**Task**
Wherever "NTHR" appears in a line of the records below, count that line, and report only the number.

(Stored data entries)
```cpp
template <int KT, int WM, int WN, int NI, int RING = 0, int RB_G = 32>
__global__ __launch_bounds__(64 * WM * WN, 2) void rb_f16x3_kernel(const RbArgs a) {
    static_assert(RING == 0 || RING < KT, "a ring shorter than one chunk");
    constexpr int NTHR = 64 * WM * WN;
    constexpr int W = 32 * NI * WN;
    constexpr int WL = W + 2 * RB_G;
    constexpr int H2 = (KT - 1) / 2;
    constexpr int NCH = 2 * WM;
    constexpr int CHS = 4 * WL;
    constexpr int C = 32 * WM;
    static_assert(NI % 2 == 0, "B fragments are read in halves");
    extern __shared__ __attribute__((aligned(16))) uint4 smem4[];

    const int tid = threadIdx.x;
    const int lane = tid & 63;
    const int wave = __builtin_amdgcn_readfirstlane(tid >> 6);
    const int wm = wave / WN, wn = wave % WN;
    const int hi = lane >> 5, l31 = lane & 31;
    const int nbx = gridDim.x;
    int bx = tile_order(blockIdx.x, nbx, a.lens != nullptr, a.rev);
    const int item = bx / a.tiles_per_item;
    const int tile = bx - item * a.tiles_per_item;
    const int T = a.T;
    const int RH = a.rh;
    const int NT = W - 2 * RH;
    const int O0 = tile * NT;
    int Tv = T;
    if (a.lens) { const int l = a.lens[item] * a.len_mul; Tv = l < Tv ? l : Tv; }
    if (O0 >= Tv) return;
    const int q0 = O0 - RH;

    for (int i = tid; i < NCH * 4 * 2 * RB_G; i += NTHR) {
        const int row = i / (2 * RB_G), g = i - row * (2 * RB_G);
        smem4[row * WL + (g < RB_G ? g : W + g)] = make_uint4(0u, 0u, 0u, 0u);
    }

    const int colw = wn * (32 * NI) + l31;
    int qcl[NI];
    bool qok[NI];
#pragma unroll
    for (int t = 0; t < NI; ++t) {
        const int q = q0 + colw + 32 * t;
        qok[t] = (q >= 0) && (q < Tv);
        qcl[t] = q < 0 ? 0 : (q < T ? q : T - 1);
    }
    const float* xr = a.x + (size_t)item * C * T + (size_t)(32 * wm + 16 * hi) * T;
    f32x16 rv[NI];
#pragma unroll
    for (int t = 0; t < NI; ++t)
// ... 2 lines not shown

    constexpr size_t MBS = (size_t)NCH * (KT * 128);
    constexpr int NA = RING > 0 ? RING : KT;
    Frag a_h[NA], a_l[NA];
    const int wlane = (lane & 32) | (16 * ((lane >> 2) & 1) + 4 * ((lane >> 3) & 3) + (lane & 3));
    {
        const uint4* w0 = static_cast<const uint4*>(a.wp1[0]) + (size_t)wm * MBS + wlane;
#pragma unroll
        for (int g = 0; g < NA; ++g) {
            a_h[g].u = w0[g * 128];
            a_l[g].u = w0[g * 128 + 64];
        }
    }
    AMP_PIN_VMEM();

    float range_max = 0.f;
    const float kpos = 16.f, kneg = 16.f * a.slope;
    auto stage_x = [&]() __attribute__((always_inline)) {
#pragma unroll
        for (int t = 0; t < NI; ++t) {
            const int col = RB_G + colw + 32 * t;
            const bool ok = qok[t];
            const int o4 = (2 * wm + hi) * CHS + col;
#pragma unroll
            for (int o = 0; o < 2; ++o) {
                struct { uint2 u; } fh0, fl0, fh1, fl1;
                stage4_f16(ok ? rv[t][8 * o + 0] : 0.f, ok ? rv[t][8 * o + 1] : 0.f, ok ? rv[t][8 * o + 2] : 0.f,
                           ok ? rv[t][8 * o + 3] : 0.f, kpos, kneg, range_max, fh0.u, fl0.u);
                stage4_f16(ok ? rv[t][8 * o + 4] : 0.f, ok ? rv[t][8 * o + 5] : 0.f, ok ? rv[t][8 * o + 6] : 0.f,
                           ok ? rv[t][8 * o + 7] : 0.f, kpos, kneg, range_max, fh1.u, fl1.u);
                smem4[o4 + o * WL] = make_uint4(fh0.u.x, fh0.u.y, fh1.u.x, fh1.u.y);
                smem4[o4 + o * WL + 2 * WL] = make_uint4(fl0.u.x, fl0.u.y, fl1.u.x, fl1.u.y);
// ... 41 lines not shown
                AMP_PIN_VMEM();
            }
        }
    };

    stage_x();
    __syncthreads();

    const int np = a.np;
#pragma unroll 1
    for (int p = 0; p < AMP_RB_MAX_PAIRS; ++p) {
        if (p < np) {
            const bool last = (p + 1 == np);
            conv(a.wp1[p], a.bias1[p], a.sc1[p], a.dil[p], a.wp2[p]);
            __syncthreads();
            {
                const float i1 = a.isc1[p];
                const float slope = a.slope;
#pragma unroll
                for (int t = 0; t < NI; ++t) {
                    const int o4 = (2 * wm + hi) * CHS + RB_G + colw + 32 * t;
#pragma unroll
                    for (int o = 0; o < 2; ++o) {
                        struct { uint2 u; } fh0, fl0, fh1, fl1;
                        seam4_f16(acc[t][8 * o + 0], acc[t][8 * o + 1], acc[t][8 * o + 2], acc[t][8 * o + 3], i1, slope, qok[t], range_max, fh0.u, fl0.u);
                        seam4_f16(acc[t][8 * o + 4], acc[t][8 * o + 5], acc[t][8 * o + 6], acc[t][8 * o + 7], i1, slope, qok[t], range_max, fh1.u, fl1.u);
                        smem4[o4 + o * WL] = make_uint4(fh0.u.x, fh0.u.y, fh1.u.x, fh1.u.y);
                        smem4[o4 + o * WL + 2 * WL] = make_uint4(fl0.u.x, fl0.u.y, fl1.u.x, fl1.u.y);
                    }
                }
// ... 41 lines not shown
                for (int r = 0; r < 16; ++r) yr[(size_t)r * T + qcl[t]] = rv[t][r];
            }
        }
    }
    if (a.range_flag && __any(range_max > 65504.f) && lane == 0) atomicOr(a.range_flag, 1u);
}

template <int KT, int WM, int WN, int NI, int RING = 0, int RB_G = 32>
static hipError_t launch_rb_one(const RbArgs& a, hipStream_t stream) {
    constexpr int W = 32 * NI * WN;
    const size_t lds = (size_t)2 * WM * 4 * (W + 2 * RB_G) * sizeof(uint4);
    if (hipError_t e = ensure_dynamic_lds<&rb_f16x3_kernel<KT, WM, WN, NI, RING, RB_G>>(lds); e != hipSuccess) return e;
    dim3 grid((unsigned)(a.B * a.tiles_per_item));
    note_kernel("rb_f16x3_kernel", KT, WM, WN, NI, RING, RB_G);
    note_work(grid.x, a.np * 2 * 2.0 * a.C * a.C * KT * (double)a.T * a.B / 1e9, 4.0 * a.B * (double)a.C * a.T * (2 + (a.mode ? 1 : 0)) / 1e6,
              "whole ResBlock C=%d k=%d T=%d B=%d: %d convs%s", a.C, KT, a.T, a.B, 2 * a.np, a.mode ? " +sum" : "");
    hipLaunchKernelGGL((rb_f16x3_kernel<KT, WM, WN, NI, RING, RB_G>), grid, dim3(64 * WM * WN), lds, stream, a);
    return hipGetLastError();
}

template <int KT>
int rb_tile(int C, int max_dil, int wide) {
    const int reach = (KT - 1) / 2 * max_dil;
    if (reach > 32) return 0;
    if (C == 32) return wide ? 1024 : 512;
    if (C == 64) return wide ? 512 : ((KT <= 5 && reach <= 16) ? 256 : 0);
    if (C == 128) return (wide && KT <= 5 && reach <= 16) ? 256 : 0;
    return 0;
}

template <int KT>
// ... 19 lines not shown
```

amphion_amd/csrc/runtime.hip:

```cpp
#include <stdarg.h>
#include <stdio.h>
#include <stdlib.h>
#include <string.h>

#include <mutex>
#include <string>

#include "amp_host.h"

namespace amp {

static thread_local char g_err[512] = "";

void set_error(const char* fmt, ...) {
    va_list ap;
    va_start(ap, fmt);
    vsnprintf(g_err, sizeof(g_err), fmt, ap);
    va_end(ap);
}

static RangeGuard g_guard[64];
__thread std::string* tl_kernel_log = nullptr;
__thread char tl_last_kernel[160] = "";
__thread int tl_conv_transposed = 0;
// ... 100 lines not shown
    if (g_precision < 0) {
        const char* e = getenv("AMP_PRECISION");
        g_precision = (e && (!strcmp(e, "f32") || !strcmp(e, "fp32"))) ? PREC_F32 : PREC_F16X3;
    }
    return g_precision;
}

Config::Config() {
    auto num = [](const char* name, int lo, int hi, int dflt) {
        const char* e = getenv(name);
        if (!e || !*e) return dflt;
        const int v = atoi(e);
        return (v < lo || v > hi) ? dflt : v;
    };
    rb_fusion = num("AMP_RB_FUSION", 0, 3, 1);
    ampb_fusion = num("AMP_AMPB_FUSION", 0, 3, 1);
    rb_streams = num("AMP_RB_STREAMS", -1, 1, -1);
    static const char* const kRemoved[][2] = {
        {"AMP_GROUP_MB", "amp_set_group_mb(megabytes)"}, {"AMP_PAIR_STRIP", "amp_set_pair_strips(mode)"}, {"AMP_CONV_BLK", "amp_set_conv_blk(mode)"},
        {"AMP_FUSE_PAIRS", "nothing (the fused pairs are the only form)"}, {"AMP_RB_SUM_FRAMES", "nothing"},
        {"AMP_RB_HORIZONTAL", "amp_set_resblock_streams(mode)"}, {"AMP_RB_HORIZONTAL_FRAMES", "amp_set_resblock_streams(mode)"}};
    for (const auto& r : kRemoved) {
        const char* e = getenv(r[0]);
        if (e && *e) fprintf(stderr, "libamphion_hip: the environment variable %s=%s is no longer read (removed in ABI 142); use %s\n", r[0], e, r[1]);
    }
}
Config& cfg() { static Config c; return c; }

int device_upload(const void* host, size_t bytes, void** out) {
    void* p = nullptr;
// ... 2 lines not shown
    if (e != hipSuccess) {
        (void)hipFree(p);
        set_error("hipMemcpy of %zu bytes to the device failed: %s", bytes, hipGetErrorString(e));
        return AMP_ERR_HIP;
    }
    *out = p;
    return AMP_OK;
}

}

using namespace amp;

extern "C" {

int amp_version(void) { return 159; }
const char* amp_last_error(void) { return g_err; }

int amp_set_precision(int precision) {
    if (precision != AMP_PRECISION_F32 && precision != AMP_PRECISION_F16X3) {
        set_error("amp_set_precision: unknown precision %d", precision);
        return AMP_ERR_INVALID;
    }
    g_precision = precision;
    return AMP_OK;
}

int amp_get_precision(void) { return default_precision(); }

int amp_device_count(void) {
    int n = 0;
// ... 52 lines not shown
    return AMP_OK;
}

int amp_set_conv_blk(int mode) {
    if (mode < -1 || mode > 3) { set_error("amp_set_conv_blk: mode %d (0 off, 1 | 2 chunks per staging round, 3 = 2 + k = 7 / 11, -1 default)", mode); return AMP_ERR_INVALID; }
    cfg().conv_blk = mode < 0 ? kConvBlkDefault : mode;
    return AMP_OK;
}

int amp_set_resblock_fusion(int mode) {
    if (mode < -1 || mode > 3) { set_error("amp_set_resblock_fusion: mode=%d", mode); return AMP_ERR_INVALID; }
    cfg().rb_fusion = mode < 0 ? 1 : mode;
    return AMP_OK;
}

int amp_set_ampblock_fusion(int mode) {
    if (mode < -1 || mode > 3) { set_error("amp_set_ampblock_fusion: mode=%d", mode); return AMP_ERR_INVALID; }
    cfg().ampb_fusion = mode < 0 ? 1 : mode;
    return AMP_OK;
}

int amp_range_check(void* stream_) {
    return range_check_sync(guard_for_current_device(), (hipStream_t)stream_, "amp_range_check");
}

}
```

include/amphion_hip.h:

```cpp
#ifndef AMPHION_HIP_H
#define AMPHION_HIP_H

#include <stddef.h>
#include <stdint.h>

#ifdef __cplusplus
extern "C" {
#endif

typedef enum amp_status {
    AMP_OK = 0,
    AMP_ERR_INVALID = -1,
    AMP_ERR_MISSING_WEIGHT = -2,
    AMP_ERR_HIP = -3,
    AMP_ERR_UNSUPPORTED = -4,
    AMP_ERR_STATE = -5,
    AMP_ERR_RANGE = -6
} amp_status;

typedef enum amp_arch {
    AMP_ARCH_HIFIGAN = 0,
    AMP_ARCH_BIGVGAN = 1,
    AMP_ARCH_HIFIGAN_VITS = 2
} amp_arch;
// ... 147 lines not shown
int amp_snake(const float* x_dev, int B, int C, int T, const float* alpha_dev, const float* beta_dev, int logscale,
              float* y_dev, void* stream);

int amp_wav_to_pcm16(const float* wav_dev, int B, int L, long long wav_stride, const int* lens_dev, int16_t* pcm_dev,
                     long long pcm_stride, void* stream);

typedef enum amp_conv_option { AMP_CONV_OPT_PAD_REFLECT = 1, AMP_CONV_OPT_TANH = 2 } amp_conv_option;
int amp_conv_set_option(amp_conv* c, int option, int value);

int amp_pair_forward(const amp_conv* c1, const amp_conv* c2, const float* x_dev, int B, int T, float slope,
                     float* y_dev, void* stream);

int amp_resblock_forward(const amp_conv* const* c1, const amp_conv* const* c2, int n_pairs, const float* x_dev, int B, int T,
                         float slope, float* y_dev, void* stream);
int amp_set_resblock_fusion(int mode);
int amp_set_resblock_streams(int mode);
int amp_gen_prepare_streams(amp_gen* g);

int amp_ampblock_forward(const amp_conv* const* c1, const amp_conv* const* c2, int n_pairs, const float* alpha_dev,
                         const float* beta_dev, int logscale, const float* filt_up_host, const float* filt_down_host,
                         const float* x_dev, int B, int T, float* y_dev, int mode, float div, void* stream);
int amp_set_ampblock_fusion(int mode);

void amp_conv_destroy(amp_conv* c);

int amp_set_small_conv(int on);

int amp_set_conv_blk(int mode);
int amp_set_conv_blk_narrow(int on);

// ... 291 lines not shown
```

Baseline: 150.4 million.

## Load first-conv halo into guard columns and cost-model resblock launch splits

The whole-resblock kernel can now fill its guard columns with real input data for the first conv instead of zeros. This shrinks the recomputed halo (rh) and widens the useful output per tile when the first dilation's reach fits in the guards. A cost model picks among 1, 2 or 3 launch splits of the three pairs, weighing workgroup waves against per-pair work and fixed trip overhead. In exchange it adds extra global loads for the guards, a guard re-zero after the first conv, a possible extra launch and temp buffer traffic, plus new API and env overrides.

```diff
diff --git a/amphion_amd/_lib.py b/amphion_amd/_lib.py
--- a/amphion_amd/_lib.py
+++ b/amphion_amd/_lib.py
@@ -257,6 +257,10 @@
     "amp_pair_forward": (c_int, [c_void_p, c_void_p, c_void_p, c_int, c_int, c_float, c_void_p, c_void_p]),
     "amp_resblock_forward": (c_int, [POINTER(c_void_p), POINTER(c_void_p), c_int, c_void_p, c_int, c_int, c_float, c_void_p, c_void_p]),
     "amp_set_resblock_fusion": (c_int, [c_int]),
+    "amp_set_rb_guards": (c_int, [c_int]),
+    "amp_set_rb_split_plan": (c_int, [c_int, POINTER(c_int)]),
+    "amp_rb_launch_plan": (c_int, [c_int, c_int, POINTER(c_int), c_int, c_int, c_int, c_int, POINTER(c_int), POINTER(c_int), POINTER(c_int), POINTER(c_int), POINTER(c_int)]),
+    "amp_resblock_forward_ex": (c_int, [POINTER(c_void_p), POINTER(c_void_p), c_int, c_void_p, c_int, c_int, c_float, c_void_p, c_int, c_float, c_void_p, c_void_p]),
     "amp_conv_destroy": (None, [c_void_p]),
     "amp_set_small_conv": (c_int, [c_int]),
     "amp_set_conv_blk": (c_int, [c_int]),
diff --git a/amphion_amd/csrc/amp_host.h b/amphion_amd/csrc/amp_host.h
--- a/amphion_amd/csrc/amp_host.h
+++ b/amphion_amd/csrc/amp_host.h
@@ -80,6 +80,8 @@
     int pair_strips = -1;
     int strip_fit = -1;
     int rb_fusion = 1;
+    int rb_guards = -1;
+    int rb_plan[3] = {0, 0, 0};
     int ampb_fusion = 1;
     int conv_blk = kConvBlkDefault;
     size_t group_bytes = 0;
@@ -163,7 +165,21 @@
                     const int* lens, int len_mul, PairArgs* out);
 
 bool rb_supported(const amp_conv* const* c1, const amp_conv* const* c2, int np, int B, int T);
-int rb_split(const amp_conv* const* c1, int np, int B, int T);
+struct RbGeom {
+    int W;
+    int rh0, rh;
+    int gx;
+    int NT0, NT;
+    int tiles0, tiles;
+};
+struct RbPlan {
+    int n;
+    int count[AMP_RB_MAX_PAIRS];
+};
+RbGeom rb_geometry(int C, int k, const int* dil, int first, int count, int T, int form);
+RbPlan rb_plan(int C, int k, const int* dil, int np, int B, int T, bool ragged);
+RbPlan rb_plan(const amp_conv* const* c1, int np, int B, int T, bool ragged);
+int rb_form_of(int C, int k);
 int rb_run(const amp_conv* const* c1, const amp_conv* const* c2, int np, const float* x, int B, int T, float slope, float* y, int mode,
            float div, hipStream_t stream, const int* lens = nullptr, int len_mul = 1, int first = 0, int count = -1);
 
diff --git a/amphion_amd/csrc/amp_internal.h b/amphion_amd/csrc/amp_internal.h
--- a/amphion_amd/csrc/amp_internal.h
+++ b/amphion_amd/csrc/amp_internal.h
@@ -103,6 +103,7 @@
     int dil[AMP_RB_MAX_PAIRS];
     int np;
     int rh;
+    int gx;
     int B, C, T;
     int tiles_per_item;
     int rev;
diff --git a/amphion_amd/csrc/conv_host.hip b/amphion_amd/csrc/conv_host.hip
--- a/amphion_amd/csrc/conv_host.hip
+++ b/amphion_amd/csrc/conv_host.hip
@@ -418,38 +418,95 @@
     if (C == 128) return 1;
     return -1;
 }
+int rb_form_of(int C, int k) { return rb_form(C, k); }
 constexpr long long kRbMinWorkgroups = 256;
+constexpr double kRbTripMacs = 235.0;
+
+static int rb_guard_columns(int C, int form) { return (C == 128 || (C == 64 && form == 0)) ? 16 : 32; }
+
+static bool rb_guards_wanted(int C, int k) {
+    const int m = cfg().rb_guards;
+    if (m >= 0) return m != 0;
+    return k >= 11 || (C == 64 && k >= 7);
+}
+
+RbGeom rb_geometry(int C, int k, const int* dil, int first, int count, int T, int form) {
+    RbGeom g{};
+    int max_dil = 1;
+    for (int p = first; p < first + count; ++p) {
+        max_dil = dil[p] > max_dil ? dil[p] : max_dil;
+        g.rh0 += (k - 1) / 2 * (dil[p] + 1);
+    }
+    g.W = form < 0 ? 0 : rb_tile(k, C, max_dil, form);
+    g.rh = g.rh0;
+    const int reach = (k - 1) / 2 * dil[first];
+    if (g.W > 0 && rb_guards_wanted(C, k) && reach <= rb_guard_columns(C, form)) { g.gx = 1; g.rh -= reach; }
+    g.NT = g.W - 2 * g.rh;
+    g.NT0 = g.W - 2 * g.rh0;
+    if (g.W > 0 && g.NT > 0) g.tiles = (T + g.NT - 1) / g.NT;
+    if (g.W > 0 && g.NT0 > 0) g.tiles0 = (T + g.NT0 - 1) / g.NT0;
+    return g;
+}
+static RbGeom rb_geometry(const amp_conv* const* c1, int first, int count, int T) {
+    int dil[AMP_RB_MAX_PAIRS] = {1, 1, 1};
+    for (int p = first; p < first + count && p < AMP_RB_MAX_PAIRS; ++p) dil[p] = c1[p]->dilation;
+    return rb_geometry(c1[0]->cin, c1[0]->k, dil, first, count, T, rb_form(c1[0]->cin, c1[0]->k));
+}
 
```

**Exercise output**
2